▶ [What to do] Look through the records below and copy each line that includes the word "offload".

Items from a dataset:
extern "C" int dgcnn_bn1_bwd_dropout_f32(const float* T, int64_t R, int F, const float* mean, const float* rstd,
                                         const float* beta, int relu, float keep, const uint64_t* seed_dev,
                                         const float* dout, int64_t lddo, double* red, float* dT, float* dbeta,
                                         float dbeta_beta, void* stream) {
  int rc = check_bn1_drop("dgcnn_bn1_bwd_dropout_f32", T, R, F, mean, rstd, beta, relu, keep, seed_dev);
  if (rc) return rc;
  DG_REQUIRE(dout && red && dT && lddo % 4 == 0 && a16(dout) && a16(dT) && F <= 8192, DGCNN_EINVAL, "dgcnn_bn1_bwd_dropout_f32: bad args");
  hipStream_t st = (hipStream_t)stream;
  const K1Grid gr = k1_grid(R, F, 256);
  const size_t sh1 = sizeof(float) * K1_PARK_FLOATS;
  dg::launch((bn1_bwd_kernel<false>), gr.grid, dim3(256), sh1, st, T, R, F, gr.FVB, gr.RP, mean, rstd, beta, relu, dout, lddo,
                     (const float*)nullptr, (int64_t)0, red, (float*)nullptr, (float*)nullptr, (int64_t)0, seed_dev, keep, dg::stat_slots());
  dg::launch(bn_bwd_finalize_kernel, dim3((unsigned)dg::cdiv(F, FIN_COLS)), dim3(FIN_COLS * FIN_LANES), 0, st, red, F, dg::stat_slots(), dbeta, dbeta_beta);
  const K1Grid ga = k1_grid(R, F, 4096);
  dg::launch((bn1_bwd_kernel<true>), ga.grid, dim3(256), 0, st, T, R, F, ga.FVB, ga.RP, mean, rstd, beta, relu, dout, lddo,
                     (const float*)nullptr, (int64_t)0, red, dT, (float*)nullptr, (int64_t)0, seed_dev, keep, dg::stat_slots());
  return dg::check_launch("dgcnn_bn1_bwd_dropout_f32");
}

static int check_class_tail(const char* what, int F, int ncls, const float* W, int64_t ldw) {
  DG_REQUIRE(F == 256, DGCNN_EUNSUP, "%s: the last FC layer must be 256 wide (got %d): one wave per row", what, F);
  DG_REQUIRE(ncls >= 1 && ncls <= 4, DGCNN_EUNSUP, "%s: 1 .. 4 classes (got %d)", what, ncls);
  DG_REQUIRE(W && ldw >= ncls, DGCNN_EINVAL, "%s: bad class weight", what);
  return DGCNN_OK;
}

extern "C" int dgcnn_bn1_act_class_f32(const float* T, int64_t R, int F, const float* mean, const float* rstd,
                                       const float* beta, int relu, float keep, const uint64_t* seed_dev, float* out,
                                       int64_t ldo, const float* W, int64_t ldw, int ncls, float* logits, int64_t ldc,
                                       double* stats, float* scal, void* stream) {
  int rc = check_bn1_drop("dgcnn_bn1_act_class_f32", T, R, F, mean, rstd, beta, relu, keep, seed_dev);
  if (rc) return rc;
  rc = check_class_tail("dgcnn_bn1_act_class_f32", F, ncls, W, ldw);
  if (rc) return rc;
  DG_REQUIRE(out && ldo % 4 == 0 && ldo >= F && a16(out), DGCNN_EINVAL, "dgcnn_bn1_act_class_f32: out must be 16-byte aligned, ld %% 4 == 0");
  DG_REQUIRE(logits && ldc >= ncls && stats && R < (1ll << 31), DGCNN_EINVAL, "dgcnn_bn1_act_class_f32: bad logits / stats");
  const unsigned g = (unsigned)dg::cap_writers(dg::cdiv(R, 4) < 2048 ? dg::cdiv(R, 4) : 2048);
  hipStream_t st = (hipStream_t)stream;
#define DG_ACT_CLASS(NN) dg::launch((bn1_act_class_kernel<NN>), dim3(g), dim3(256), 0, st, T, R, mean, rstd, beta, relu, out, ldo, \
                                    seed_dev, keep, W, ldw, logits, ldc, stats, dg::stat_slots(), scal)
  if (ncls == 1) DG_ACT_CLASS(1); else if (ncls == 2) DG_ACT_CLASS(2); else if (ncls == 3) DG_ACT_CLASS(3); else DG_ACT_CLASS(4);
#undef DG_ACT_CLASS
  return dg::check_launch("dgcnn_bn1_act_class_f32");
}
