#define VN_MMA(H, J, BF, PREP)                                                                                 \
  do {                                                                                                         \
    VN_WAIT_LGKM0();                                                                                           \
    __builtin_amdgcn_s_setprio(1);                                                                             \
    PREP;                                                                                                      \
    _Pragma("unroll") for (int s = 0; s < 2; ++s) _Pragma("unroll") for (int i = 0; i < 4; ++i)                \
        _Pragma("unroll") for (int jb = 0; jb < NJB; ++jb) acc[H][J][i][jb] =                                  \
            VN_MFMA_16x16x32(BF[jb][s], af[i][s], acc[H][J][i][jb], 0, 0, 0);                                  \
    __builtin_amdgcn_s_setprio(0);                                                                             \
  } while (0)
#define VN_PHASE_SYNC()                    \
  do {                                     \
    VN_WAIT_VM(10);                        \
    __builtin_amdgcn_s_barrier();          \
    __builtin_amdgcn_sched_barrier(0);     \
  } while (0)
#define VN_PHASE_END()                     \
  do {                                     \
    __builtin_amdgcn_s_barrier();          \
    __builtin_amdgcn_sched_barrier(0);     \
  } while (0)
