# marcinp7/music-style-transfer

Hardware: AMD Instinct MI355X
Metric: style-transfer opt iters/sec (higher is better)
Workload: dtype f32; 1 GPU; one 30 s clip per GPU (BASELINE.json configs[1]): piano-roll C=4,R=16,T=4 (+percussion), full widths (980325 params), fwd+loss+bwd every step, Adam+StepLR every iter_size steps; clips_per_gpu=1, iter_size=2, hip_graph=True, graphs=one joint graph, accumulation=2 concurrent streams, launches_per_pass=72, parallelism=single GPU

## Files before the change

__graft_entry__.py:

```python
import os
import subprocess
import sys

ROOT = os.path.dirname(os.path.abspath(__file__))
PKG = os.path.join(ROOT, 'music-style-transfer_amd')
CSRC = os.path.join(PKG, 'csrc')
BUILD = os.path.join(PKG, 'build')
LIB = os.path.join(PKG, 'libmst_amd.so')
SOURCES = ['gemm', 'lstm', 'combine', 'notes', 'loss_optim', 'plan', 'audio', 'conv', 'lin']
for p in (ROOT, PKG):
    if p not in sys.path:
        sys.path.insert(0, p)


def _hipcc():
    for c in (os.environ.get('HIPCC'), '/opt/rocm/bin/hipcc', 'hipcc'):
        if c and (os.path.isabs(c) and os.path.exists(c) or not os.path.isabs(c)):
            return c
    raise RuntimeError('hipcc not found')


def _stale(target, deps):
    return not os.path.exists(target) or any(os.path.getmtime(d) > os.path.getmtime(target) for d in deps)


def build(force=False):
    os.makedirs(BUILD, exist_ok=True)
    hipcc = _hipcc()
    headers = [os.path.join(CSRC, 'mst_common.h'), os.path.join(CSRC, 'combine_body.h'), os.path.join(ROOT, 'include', 'mst_amd.h')]
    procs, objs = [], []
    for s in SOURCES:
        src, obj = os.path.join(CSRC, s + '.hip'), os.path.join(BUILD, s + '.o')
        objs.append(obj)
        if force or _stale(obj, [src] + headers):
            cmd = [hipcc, '--offload-arch=gfx950', '-O3', '-std=c++17', '-fPIC', '-c', src, '-o', obj]
            procs.append((s, subprocess.Popen(cmd, stdout=subprocess.PIPE, stderr=subprocess.STDOUT)))
    for s, p in procs:
        out, _ = p.communicate()
        if p.returncode:
            raise RuntimeError(f'hipcc failed on {s}.hip:\n{out.decode()}')
    if force or _stale(LIB, objs):
        subprocess.run([hipcc, '--offload-arch=gfx950', '-shared', '-fPIC', '-o', LIB] + objs, check=True)
    import style
    from style import _native
    _native.Native(LIB)


def smoke():
    import numpy as np
    import torch
    from oracle import style_oracle as so
    from tools.synth import synth_clip
    from style import _native as nat
    if not os.path.exists(LIB):
        build()
    assert torch.cuda.is_available(), 'smoke() needs cuda:0'
    dev = torch.device('cuda:0')
    native = nat.get()
    C, R, T = 2, 2, 4
    dims = nat.Dims(C=C, R=R, T=T, beat=64, bar=128, nrf=8, style=256, melody=8, rhythm=32, instr=51,
                    n_instruments=41, has_unpitched=1)
    table = native.param_table(dims)
    g = torch.Generator().manual_seed(0)
    flat = torch.zeros(native.param_floats(dims))
    named = {}
    for name, off, shape in table:
        n = int(np.prod(shape))
        fan = shape[1] if len(shape) > 1 else shape[0]
        flat[off:off + n] = (torch.rand(n, generator=g) * 2 - 1) / fan ** 0.5
        named[name] = flat[off:off + n].view(*shape).clone().requires_grad_(True)
    clip = synth_clip(5, C, R, T, True)
    _, ref_losses = so.iteration(named, clip)
    plan = native.plan(dims, dev)
    plan.set_inputs(mode=clip['mode'], bpm=clip['bpm'], instr=clip['instruments_features'],
                    used=clip['used_instruments'], bpm_target=float(clip['bpm_int']))
    params = flat.to(dev)
    gparams = torch.zeros_like(params)
    losses = torch.zeros(nat.N_LOSSES, device=dev)
    plan.train_iteration(params, gparams, clip['pitched'].to(dev), clip['unpitched'].to(dev), losses)
    torch.cuda.synchronize()
    got = losses.cpu()
    for i, k in enumerate(nat.LOSS_KEYS):
        assert abs(float(got[i]) - ref_losses[k]) < 1e-4, (k, float(got[i]), ref_losses[k])
    gref = torch.cat([(named[n].grad if named[n].grad is not None else torch.zeros_like(named[n])).reshape(-1)
                      for n, _, _ in table])
    err = float((gparams.cpu() - gref).norm() / gref.norm())
    assert err < 1e-4, err
    print(f'smoke ok: total loss {float(got[0]):.6f} (oracle {ref_losses["total"]:.6f}), grad rel-L2 {err:.2e}')


if __name__ == '__main__':
    build()
    print('built', LIB)
```

include/mst_amd.h:

```cpp
#ifndef MST_AMD_H
#define MST_AMD_H
#include <stdint.h>

#ifdef __cplusplus
extern "C" {
#endif

typedef enum {
    MST_OK = 0,
    MST_ERR_ARG = -1,
    MST_ERR_UNSUPPORTED = -2,
    MST_ERR_LAUNCH = -3,
    MST_ERR_ALLOC = -4,
} mst_status;

typedef struct {
    int32_t C, R, T;
    int32_t beat, bar, nrf;
    int32_t style, melody, rhythm;
    int32_t instr;
    int32_t n_instruments;
    int32_t has_unpitched;
    int32_t clips;
} mst_dims;
// ... 41 lines not shown

int32_t mst_forward(const mst_plan* p, int32_t stage_mask, const float* params, float* ws,
                    const float* pitched, const float* unpitched, mst_stream stream);
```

▶ [Finished exercise]
            cmd = [hipcc, '--offload-arch=gfx950', '-O3', '-std=c++17', '-fPIC', '-c', src, '-o', obj]
        subprocess.run([hipcc, '--offload-arch=gfx950', '-shared', '-fPIC', '-o', LIB] + objs, check=True)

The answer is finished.